Directions. Within the records, find every line that includes the word "hipMemcpyDeviceToHost" and copy it.

Information shown.
Segment Open
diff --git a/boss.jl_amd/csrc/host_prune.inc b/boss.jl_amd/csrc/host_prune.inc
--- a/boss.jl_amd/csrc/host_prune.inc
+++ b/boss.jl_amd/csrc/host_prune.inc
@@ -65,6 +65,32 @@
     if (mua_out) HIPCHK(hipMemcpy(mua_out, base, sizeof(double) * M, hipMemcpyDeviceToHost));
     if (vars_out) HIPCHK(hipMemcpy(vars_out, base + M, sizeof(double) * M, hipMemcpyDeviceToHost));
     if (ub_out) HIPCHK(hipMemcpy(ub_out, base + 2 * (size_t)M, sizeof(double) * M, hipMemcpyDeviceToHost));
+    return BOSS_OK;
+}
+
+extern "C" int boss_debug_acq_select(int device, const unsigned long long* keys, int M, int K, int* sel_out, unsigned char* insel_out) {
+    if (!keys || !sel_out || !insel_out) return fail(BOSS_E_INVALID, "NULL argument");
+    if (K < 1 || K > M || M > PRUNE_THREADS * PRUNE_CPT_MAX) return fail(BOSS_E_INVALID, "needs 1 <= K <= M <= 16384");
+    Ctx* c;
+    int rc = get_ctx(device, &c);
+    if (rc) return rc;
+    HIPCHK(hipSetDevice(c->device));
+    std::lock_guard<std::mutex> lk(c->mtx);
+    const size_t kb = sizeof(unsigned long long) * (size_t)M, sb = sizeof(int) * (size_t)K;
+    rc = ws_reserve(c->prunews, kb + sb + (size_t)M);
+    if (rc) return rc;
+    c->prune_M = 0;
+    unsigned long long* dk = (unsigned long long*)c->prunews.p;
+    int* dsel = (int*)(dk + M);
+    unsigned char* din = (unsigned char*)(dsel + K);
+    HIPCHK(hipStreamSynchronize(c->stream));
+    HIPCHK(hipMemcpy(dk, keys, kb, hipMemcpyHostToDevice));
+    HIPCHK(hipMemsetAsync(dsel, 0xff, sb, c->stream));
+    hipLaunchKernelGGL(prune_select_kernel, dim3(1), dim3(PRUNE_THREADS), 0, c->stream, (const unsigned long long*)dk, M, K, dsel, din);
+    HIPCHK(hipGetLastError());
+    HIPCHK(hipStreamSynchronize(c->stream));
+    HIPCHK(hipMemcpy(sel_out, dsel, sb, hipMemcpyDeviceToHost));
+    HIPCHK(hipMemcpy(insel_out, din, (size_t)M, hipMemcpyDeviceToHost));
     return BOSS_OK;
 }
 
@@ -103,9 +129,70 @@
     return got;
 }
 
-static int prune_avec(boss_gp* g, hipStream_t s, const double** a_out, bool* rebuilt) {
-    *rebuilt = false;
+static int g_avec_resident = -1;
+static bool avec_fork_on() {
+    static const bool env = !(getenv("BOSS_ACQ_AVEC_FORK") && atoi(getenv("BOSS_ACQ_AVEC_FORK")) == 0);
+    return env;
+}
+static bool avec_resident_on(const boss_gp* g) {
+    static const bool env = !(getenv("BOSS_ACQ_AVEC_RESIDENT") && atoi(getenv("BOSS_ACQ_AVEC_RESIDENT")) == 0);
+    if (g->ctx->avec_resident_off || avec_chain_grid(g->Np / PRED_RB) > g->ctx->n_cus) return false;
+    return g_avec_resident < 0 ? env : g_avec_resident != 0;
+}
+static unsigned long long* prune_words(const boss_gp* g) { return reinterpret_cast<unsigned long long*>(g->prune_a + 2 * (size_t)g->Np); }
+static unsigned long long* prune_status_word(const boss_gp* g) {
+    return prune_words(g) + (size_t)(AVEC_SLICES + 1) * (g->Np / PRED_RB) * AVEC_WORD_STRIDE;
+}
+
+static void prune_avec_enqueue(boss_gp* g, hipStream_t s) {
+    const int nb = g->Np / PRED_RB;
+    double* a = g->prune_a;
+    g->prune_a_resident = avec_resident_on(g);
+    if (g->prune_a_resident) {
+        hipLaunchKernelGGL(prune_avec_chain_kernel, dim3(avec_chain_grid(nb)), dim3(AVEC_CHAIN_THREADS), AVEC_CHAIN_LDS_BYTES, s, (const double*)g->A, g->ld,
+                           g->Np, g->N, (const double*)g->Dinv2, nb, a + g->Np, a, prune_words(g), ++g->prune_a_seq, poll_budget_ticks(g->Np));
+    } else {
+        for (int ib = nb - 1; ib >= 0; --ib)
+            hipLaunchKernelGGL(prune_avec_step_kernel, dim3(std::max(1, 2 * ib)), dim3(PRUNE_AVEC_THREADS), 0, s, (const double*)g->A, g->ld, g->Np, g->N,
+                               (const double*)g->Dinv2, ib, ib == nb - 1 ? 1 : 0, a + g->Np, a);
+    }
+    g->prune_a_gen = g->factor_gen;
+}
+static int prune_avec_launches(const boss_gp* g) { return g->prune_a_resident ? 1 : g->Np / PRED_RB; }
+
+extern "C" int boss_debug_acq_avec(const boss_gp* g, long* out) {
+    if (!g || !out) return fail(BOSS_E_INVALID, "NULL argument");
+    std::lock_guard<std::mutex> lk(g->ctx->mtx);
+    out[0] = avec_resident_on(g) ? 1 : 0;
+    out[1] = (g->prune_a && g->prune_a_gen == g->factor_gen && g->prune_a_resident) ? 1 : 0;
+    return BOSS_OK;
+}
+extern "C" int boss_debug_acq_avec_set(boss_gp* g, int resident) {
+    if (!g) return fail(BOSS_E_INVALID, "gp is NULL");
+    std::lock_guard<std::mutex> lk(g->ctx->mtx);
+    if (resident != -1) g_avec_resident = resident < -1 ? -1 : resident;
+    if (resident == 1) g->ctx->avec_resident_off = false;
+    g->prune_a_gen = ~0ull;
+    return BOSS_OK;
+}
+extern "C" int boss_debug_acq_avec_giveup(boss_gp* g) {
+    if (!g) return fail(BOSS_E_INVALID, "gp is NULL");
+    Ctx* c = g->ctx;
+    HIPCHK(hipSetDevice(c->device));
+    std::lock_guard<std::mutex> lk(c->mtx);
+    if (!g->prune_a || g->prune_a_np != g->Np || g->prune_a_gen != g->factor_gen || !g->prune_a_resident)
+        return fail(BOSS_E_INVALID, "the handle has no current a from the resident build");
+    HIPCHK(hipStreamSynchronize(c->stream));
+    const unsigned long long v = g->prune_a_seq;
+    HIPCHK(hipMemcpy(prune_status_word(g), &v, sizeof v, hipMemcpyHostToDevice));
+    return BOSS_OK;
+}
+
Segment Closed
Segment Open
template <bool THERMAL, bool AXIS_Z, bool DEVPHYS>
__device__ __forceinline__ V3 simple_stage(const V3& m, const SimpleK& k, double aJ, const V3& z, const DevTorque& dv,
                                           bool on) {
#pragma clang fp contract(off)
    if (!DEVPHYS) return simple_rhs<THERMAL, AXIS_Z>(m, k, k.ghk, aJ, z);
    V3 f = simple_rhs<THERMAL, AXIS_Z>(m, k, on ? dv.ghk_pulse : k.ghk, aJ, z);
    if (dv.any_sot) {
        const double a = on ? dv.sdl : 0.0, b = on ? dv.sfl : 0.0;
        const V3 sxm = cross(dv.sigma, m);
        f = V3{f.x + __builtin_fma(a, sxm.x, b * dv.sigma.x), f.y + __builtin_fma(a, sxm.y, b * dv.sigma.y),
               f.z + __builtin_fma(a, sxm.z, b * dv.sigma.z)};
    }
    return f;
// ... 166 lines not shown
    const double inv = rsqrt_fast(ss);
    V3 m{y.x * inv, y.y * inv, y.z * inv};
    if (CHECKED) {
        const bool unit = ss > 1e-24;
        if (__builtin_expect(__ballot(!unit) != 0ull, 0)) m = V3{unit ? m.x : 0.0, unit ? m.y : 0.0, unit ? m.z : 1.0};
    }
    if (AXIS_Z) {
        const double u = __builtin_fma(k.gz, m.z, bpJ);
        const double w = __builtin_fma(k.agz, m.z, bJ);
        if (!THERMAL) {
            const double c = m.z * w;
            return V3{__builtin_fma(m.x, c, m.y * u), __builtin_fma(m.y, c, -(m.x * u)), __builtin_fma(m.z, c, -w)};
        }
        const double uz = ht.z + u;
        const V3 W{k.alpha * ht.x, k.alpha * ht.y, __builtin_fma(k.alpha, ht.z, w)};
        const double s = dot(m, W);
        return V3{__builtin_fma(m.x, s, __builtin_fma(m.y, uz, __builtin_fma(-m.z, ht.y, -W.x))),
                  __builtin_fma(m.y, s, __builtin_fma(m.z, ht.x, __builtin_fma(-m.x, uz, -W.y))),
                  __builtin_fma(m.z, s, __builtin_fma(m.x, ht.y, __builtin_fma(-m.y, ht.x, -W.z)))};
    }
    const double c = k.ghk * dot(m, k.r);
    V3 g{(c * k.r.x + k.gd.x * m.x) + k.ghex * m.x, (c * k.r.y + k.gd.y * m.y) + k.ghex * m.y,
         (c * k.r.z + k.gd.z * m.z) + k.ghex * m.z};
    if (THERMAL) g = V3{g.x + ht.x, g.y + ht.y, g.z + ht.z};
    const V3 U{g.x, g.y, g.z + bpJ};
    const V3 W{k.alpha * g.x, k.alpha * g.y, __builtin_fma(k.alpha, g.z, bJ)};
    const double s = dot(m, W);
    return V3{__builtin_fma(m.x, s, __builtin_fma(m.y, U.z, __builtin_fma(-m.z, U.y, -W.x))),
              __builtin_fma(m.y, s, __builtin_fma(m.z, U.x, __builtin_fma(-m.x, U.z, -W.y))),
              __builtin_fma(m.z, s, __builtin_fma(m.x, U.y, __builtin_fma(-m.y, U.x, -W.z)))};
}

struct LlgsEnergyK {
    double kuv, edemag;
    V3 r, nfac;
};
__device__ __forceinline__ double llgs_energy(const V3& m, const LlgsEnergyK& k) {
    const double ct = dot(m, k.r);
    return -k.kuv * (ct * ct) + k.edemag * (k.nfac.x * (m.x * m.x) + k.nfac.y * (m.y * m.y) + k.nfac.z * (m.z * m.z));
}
Segment Closed
Segment Open
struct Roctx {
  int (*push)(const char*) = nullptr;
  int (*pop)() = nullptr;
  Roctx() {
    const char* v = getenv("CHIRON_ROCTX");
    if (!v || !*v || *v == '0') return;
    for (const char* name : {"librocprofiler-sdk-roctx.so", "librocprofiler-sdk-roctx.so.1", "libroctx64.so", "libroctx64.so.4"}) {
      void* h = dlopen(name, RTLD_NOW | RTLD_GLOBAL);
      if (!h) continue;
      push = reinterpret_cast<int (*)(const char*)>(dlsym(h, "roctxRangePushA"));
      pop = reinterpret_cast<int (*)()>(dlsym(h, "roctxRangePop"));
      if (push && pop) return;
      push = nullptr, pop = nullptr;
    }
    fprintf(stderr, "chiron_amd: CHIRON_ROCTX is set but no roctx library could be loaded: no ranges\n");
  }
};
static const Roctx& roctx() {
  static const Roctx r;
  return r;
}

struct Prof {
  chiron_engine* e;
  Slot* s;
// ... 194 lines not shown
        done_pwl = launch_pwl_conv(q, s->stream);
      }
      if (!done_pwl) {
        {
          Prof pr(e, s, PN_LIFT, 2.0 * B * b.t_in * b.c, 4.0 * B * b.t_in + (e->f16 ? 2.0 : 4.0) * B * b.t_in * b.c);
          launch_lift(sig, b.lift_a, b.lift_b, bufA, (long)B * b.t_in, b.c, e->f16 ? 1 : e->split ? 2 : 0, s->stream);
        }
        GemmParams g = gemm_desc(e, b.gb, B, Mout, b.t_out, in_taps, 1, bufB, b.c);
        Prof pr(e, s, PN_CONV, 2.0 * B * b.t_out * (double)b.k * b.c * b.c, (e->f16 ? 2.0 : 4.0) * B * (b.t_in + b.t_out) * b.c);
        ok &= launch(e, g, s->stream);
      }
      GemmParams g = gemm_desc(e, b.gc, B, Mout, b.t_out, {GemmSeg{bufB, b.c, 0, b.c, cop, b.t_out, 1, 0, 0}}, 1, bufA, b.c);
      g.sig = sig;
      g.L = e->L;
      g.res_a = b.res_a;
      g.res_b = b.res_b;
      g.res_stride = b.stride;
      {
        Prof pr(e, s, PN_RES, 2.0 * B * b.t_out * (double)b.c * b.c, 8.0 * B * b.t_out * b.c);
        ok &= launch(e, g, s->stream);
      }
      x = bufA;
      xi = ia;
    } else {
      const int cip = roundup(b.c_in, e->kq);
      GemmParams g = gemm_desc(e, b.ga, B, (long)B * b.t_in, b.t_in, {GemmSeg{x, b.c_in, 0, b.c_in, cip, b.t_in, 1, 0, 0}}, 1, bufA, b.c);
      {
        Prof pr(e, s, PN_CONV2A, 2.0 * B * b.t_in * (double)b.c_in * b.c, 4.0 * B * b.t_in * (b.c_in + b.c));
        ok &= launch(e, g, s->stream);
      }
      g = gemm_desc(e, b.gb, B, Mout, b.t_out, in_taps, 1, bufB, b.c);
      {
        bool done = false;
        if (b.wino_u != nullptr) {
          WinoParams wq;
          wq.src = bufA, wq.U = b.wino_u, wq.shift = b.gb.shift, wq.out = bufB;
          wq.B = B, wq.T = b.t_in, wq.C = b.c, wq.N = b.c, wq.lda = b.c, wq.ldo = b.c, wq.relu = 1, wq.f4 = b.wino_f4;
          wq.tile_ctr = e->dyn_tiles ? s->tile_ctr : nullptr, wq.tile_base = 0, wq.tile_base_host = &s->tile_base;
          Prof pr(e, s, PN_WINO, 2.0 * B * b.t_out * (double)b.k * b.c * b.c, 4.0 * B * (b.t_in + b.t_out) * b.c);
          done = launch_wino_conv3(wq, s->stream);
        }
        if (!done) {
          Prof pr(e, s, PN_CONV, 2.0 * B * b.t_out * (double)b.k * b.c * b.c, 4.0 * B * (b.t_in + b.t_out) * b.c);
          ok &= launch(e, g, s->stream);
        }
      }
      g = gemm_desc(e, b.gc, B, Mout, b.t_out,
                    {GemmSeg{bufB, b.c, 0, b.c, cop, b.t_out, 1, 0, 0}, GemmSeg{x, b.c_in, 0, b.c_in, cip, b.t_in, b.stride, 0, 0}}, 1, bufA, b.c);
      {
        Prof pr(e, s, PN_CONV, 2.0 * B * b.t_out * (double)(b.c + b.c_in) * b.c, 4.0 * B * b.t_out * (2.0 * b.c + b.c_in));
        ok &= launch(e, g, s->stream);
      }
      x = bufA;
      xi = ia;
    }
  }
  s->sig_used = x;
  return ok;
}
Segment Closed
Response area.
     if (mua_out) HIPCHK(hipMemcpy(mua_out, base, sizeof(double) * M, hipMemcpyDeviceToHost));
     if (vars_out) HIPCHK(hipMemcpy(vars_out, base + M, sizeof(double) * M, hipMemcpyDeviceToHost));
     if (ub_out) HIPCHK(hipMemcpy(ub_out, base + 2 * (size_t)M, sizeof(double) * M, hipMemcpyDeviceToHost));
+    HIPCHK(hipMemcpy(sel_out, dsel, sb, hipMemcpyDeviceToHost));
+    HIPCHK(hipMemcpy(insel_out, din, (size_t)M, hipMemcpyDeviceToHost));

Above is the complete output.